Print nothing except the lines of the listing below from the line with "bf16x8_t qu[2], dO[2];" to the line with "acc_s[jt] = mfma32(kf[jt][ks], qu[ks], acc_s[jt]);", each exactly as written, both ends included.

————————

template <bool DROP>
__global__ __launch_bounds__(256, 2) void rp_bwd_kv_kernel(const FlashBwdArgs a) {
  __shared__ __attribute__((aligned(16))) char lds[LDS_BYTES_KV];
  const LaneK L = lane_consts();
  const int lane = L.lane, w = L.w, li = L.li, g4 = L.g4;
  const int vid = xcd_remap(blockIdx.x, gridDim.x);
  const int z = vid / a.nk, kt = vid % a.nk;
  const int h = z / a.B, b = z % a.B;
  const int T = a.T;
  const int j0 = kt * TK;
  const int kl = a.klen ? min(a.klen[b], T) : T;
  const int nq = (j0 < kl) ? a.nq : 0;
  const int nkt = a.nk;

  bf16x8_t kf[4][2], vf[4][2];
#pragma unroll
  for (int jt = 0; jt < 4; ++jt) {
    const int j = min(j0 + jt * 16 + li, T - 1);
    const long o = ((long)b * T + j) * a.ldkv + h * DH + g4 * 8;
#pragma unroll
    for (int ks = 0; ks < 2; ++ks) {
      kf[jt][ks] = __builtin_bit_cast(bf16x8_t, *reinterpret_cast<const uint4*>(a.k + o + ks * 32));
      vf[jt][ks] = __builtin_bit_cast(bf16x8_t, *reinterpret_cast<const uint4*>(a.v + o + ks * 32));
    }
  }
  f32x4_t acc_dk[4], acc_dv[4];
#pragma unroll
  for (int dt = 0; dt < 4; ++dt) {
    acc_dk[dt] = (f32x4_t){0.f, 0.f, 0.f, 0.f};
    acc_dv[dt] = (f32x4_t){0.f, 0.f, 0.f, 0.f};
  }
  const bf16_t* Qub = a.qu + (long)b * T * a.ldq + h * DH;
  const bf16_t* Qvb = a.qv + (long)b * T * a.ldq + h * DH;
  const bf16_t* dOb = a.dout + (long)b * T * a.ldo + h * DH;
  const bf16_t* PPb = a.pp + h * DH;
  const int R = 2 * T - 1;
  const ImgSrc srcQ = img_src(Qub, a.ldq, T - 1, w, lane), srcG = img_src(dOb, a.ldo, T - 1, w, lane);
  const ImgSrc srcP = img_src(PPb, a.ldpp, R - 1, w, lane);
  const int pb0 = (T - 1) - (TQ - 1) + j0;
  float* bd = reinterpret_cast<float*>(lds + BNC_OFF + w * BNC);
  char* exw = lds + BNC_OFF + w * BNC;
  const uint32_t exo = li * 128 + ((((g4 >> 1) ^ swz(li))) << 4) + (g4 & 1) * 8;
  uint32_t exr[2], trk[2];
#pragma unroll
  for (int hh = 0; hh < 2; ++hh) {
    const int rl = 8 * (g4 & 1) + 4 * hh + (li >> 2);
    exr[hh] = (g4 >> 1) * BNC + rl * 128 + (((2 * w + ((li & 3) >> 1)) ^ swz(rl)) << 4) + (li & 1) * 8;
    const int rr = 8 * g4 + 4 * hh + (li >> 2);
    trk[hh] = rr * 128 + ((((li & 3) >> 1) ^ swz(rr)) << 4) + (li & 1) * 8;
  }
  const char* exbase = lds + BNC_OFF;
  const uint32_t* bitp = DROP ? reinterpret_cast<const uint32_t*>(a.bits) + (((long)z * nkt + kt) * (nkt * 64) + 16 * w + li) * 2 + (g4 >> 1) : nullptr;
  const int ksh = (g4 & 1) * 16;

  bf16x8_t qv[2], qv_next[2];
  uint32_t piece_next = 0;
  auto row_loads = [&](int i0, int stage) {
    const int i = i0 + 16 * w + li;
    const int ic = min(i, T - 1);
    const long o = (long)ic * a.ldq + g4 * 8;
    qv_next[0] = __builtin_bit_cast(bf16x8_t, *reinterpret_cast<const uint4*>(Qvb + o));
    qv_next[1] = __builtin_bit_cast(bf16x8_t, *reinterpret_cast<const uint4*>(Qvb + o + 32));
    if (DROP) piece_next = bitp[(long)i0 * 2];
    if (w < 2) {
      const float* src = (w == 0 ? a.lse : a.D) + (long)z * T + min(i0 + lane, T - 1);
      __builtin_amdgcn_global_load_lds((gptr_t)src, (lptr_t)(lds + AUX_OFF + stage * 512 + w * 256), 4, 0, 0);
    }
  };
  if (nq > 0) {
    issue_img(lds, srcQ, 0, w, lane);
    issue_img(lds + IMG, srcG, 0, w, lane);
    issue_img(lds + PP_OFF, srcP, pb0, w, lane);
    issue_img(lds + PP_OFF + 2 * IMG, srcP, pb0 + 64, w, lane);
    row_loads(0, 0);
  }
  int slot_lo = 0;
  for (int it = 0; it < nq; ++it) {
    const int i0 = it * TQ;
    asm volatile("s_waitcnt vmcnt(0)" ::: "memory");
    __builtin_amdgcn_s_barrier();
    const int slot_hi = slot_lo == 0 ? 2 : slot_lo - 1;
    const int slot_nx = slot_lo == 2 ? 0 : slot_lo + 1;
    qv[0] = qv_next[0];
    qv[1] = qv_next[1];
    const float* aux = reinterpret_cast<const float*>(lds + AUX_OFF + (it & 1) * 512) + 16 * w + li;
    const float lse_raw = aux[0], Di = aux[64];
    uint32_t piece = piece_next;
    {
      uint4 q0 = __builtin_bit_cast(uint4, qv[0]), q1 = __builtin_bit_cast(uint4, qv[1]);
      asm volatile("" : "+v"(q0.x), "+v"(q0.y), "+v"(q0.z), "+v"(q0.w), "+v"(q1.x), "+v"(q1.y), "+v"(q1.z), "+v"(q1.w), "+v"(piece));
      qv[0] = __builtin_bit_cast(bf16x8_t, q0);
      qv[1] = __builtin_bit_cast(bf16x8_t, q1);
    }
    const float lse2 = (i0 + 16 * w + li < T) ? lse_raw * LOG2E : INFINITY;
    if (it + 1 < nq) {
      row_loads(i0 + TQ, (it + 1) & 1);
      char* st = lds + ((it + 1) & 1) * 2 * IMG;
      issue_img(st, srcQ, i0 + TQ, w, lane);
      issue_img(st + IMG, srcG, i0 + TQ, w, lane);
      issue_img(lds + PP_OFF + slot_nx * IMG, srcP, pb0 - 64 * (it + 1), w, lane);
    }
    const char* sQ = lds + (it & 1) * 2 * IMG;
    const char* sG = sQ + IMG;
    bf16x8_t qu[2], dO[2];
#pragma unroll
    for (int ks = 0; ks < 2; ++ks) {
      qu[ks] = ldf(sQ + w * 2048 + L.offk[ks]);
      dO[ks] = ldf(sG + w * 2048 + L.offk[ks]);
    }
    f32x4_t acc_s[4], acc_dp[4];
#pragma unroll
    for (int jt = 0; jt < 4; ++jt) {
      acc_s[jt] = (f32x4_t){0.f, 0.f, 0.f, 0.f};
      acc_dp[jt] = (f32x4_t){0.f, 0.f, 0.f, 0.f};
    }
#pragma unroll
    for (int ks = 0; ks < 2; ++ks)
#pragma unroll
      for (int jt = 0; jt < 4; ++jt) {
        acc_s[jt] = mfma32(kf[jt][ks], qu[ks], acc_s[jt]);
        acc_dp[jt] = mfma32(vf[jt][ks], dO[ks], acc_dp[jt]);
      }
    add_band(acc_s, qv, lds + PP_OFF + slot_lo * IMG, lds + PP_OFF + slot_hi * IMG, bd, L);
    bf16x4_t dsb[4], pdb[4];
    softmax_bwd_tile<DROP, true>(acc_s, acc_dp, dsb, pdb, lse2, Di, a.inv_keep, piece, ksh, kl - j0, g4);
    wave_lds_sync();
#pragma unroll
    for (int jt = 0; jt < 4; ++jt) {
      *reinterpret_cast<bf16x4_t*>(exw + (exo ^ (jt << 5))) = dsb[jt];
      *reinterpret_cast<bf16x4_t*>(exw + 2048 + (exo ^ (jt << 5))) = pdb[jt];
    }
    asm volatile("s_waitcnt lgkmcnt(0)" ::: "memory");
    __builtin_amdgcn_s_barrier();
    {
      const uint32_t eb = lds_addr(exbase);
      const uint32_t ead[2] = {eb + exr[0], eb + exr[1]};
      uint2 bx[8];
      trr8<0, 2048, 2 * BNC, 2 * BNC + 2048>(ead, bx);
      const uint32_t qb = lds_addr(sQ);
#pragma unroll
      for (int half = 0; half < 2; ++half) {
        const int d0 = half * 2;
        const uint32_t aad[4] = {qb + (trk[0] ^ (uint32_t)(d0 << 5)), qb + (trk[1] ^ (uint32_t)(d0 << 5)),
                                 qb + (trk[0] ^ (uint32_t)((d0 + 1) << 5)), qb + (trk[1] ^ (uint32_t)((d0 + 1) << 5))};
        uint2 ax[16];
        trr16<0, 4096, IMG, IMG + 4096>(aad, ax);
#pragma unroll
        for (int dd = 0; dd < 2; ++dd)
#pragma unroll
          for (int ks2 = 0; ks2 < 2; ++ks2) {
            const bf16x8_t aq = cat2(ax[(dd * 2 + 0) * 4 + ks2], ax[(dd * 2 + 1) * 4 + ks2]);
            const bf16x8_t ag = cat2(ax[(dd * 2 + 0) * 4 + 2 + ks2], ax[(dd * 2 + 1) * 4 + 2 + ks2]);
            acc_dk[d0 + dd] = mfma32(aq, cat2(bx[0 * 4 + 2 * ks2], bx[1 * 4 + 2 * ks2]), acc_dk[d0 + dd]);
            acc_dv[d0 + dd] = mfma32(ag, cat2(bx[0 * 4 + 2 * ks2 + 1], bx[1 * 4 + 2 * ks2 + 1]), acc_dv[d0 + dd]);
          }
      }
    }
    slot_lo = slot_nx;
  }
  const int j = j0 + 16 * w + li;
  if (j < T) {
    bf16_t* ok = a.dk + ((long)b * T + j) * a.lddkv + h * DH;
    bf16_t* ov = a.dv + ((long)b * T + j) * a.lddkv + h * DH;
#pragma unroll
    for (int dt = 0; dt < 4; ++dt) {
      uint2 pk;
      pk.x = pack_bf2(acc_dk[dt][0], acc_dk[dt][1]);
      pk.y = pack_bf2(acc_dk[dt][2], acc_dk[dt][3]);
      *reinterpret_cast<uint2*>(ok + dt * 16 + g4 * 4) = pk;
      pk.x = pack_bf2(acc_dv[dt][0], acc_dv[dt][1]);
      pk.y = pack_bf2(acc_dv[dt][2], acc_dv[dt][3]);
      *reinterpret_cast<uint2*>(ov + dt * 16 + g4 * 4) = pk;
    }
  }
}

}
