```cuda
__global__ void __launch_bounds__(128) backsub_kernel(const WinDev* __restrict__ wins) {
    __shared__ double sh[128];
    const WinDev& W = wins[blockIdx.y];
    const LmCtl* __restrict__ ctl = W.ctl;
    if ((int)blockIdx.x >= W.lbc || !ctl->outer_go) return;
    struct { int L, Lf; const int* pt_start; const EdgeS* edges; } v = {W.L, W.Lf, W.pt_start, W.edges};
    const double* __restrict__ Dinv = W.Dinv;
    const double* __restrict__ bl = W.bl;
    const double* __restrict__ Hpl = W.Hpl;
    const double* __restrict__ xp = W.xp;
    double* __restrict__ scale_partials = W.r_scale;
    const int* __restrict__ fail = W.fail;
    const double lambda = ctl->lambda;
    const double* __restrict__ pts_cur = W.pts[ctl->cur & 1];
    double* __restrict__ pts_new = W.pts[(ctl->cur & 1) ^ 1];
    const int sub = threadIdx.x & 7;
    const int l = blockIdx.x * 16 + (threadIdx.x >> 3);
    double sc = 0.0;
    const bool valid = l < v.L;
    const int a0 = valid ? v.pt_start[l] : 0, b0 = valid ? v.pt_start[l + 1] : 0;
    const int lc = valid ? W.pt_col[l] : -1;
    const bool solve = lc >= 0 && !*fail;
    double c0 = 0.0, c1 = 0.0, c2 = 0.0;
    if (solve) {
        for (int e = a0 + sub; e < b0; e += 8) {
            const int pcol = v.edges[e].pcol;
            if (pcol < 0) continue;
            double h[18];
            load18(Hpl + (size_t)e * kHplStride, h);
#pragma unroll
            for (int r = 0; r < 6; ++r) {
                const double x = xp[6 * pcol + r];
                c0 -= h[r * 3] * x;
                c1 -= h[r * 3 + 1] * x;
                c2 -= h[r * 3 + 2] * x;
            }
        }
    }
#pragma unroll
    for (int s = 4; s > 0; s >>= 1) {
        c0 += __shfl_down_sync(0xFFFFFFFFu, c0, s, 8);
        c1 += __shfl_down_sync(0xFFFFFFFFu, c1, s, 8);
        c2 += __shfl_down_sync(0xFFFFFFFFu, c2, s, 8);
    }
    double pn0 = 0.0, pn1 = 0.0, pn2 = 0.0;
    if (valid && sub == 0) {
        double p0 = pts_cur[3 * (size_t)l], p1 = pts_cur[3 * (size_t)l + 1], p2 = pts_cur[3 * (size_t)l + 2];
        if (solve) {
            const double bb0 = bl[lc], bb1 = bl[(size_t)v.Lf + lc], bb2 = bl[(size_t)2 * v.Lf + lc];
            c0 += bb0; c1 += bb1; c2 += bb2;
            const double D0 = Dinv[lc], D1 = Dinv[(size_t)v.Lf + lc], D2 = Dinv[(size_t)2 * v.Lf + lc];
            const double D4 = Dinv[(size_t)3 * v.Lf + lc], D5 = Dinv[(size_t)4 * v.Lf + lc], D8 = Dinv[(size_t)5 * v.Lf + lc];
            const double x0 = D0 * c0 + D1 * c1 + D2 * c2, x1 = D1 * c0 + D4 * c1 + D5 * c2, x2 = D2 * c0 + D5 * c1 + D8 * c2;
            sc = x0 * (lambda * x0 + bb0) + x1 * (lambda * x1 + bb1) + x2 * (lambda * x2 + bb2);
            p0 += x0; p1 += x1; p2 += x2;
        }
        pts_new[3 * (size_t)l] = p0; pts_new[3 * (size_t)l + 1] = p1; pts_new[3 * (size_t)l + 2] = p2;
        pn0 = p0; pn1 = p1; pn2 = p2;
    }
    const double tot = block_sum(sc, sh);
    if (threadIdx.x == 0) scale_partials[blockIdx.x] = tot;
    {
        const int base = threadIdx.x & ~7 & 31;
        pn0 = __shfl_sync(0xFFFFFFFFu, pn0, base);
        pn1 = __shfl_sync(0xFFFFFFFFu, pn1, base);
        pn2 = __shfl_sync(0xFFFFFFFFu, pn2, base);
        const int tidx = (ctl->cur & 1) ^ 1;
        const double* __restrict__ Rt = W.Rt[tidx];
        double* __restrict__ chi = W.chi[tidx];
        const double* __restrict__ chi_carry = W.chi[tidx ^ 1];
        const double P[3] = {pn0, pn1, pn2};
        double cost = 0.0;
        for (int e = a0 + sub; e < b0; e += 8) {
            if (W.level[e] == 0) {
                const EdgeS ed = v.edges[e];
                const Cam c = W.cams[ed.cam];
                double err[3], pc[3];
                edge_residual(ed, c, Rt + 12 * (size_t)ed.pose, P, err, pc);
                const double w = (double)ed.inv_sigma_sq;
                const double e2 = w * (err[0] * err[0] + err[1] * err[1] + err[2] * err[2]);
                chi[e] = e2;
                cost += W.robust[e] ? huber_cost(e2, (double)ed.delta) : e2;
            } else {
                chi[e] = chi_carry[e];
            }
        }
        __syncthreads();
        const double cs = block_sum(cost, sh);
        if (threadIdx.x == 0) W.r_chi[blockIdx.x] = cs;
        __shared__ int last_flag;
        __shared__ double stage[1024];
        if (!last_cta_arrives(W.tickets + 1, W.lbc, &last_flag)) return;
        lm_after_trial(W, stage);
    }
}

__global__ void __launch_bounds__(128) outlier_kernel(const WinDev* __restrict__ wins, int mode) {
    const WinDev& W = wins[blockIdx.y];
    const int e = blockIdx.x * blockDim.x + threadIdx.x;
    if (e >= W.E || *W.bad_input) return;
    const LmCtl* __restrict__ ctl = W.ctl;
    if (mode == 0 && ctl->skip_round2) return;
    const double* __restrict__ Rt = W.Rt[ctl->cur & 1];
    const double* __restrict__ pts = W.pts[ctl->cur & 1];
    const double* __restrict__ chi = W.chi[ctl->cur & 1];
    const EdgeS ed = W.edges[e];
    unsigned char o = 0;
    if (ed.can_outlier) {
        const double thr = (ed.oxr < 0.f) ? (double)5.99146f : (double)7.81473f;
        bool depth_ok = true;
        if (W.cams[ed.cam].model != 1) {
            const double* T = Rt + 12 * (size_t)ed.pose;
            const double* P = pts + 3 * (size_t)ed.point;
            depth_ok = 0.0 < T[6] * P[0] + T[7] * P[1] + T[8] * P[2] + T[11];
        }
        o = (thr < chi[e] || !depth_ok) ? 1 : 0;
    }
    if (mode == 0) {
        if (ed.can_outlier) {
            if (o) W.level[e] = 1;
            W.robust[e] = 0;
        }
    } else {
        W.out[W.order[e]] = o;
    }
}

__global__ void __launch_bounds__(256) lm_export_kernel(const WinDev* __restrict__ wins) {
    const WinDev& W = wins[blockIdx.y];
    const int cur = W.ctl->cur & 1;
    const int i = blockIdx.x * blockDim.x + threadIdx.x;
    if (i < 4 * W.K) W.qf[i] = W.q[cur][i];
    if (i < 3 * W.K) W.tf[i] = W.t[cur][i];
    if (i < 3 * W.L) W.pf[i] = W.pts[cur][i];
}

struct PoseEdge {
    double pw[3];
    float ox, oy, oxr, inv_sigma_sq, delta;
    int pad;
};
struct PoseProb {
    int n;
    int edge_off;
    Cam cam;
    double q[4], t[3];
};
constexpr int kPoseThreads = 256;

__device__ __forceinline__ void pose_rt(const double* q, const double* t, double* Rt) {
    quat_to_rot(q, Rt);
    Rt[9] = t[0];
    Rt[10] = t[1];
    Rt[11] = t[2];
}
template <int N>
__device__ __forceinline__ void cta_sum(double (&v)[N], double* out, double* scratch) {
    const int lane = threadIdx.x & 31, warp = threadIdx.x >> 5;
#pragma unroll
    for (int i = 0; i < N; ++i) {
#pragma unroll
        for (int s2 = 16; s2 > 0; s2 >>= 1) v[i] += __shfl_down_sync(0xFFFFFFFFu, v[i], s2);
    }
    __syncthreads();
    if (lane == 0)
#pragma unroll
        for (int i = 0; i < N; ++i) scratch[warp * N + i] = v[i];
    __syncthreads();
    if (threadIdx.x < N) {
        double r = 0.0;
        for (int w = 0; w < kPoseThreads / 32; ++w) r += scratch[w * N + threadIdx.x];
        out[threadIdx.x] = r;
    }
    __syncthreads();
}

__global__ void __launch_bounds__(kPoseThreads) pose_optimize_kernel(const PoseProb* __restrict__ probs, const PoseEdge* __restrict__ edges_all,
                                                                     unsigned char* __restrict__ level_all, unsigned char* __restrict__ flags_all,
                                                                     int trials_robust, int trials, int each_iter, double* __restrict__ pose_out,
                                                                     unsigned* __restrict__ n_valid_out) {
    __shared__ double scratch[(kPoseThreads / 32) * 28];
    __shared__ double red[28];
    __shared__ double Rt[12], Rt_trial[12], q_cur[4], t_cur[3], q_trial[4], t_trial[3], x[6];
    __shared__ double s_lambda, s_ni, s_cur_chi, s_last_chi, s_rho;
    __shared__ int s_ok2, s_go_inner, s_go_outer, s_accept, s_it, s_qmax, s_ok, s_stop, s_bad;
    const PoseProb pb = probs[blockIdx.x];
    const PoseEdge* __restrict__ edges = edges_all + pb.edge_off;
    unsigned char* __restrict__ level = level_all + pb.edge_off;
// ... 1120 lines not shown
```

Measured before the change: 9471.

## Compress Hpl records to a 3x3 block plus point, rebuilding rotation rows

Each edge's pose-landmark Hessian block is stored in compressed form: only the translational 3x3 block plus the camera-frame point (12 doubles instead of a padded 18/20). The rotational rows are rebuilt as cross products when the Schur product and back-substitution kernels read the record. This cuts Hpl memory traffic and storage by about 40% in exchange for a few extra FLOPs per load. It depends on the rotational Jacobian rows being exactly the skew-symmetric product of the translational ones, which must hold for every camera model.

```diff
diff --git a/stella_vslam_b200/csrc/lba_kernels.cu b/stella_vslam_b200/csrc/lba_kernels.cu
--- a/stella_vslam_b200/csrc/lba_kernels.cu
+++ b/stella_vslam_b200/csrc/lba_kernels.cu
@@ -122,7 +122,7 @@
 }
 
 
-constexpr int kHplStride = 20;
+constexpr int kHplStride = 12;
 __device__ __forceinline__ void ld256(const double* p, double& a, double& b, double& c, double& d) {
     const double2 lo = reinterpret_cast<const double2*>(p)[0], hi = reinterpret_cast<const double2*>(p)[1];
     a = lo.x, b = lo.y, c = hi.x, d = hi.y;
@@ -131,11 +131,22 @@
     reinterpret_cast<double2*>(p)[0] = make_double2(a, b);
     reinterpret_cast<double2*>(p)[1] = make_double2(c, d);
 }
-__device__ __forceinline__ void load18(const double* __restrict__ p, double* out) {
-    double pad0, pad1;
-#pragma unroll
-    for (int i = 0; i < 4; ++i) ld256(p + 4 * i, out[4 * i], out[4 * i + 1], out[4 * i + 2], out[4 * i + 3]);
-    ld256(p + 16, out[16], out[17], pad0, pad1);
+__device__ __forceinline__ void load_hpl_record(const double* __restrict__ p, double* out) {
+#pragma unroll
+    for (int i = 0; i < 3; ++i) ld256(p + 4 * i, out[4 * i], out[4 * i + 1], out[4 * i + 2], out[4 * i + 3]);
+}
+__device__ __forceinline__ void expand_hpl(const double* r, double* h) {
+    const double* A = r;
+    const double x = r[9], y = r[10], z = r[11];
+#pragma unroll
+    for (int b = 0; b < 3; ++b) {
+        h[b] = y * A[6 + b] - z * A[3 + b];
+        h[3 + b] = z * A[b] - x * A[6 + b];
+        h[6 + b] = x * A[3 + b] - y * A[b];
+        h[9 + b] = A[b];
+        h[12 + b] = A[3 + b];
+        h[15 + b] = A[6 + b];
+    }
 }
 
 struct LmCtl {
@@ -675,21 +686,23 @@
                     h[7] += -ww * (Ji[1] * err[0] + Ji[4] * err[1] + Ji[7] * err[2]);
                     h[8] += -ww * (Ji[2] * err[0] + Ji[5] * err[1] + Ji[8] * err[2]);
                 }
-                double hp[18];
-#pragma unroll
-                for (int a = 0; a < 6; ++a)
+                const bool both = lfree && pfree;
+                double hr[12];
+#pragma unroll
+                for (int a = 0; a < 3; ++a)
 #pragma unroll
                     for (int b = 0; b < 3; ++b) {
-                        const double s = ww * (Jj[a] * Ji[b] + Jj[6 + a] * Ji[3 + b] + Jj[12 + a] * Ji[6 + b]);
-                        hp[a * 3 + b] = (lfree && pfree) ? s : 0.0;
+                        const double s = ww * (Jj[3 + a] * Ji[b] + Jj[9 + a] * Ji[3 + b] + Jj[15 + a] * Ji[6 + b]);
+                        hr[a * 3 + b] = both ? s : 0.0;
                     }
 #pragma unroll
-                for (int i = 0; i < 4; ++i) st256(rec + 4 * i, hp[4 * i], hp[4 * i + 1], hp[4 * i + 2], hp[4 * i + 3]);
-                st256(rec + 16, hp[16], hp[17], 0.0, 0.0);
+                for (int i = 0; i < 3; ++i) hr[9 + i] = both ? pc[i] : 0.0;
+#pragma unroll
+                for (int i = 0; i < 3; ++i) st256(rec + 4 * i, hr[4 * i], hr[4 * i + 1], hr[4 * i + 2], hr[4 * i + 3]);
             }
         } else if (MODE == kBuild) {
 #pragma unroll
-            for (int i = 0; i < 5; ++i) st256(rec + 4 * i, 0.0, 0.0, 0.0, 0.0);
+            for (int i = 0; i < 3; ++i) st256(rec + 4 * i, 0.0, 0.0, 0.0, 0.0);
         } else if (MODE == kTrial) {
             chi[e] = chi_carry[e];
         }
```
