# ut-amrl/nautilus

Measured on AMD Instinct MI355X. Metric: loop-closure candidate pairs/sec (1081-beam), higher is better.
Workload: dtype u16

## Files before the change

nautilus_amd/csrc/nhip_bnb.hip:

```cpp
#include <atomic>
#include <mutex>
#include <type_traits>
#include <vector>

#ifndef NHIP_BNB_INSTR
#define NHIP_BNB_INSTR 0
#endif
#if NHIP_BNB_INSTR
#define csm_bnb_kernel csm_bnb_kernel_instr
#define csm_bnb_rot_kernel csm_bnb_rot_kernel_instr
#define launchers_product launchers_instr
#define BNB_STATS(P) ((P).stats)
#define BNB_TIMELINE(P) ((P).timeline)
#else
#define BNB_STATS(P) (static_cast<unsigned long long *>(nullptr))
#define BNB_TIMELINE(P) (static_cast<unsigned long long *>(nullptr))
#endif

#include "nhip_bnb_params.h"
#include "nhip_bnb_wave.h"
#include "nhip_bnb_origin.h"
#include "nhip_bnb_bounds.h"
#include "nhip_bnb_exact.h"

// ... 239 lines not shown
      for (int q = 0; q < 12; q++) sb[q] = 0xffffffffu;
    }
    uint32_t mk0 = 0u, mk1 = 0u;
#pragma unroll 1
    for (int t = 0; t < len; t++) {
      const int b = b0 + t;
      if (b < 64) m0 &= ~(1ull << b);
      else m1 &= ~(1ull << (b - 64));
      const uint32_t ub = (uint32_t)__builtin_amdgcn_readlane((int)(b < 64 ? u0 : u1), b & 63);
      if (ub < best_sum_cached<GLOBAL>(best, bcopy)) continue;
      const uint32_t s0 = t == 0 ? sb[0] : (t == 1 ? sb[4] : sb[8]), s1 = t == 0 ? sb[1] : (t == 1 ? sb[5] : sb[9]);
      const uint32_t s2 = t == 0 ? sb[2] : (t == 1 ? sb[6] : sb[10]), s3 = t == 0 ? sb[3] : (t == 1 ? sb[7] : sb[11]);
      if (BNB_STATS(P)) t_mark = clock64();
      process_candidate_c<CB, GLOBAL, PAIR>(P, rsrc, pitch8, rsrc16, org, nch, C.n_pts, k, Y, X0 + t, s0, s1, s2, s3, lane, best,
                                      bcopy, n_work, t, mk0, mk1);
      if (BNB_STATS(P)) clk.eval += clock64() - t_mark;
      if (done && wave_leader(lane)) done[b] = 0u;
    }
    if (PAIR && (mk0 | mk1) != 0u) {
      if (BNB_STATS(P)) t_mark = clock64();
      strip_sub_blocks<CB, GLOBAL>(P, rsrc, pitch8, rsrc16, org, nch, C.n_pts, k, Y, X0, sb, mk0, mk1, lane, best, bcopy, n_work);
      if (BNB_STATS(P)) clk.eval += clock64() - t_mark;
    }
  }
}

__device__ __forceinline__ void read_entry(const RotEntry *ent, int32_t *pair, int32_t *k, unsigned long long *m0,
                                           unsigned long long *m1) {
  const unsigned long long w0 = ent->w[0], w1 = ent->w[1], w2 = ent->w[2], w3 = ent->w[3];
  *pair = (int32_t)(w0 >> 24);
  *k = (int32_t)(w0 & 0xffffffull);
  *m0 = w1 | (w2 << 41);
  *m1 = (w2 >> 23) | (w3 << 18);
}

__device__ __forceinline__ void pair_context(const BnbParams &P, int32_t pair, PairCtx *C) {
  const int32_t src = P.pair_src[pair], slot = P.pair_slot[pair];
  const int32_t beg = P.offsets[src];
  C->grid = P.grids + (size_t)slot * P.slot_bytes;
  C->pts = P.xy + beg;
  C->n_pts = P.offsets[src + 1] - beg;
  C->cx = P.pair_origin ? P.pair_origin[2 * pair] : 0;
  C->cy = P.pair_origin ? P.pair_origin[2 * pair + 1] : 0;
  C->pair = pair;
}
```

————————

• Answer:
    bf16x8_t qu[2], dO[2];
#pragma unroll
    for (int ks = 0; ks < 2; ++ks) {
      qu[ks] = ldf(sQ + w * 2048 + L.offk[ks]);
      dO[ks] = ldf(sG + w * 2048 + L.offk[ks]);
    }
    f32x4_t acc_s[4], acc_dp[4];
#pragma unroll
    for (int jt = 0; jt < 4; ++jt) {
      acc_s[jt] = (f32x4_t){0.f, 0.f, 0.f, 0.f};
      acc_dp[jt] = (f32x4_t){0.f, 0.f, 0.f, 0.f};
    }
#pragma unroll
    for (int ks = 0; ks < 2; ++ks)
#pragma unroll
      for (int jt = 0; jt < 4; ++jt) {
        acc_s[jt] = mfma32(kf[jt][ks], qu[ks], acc_s[jt]);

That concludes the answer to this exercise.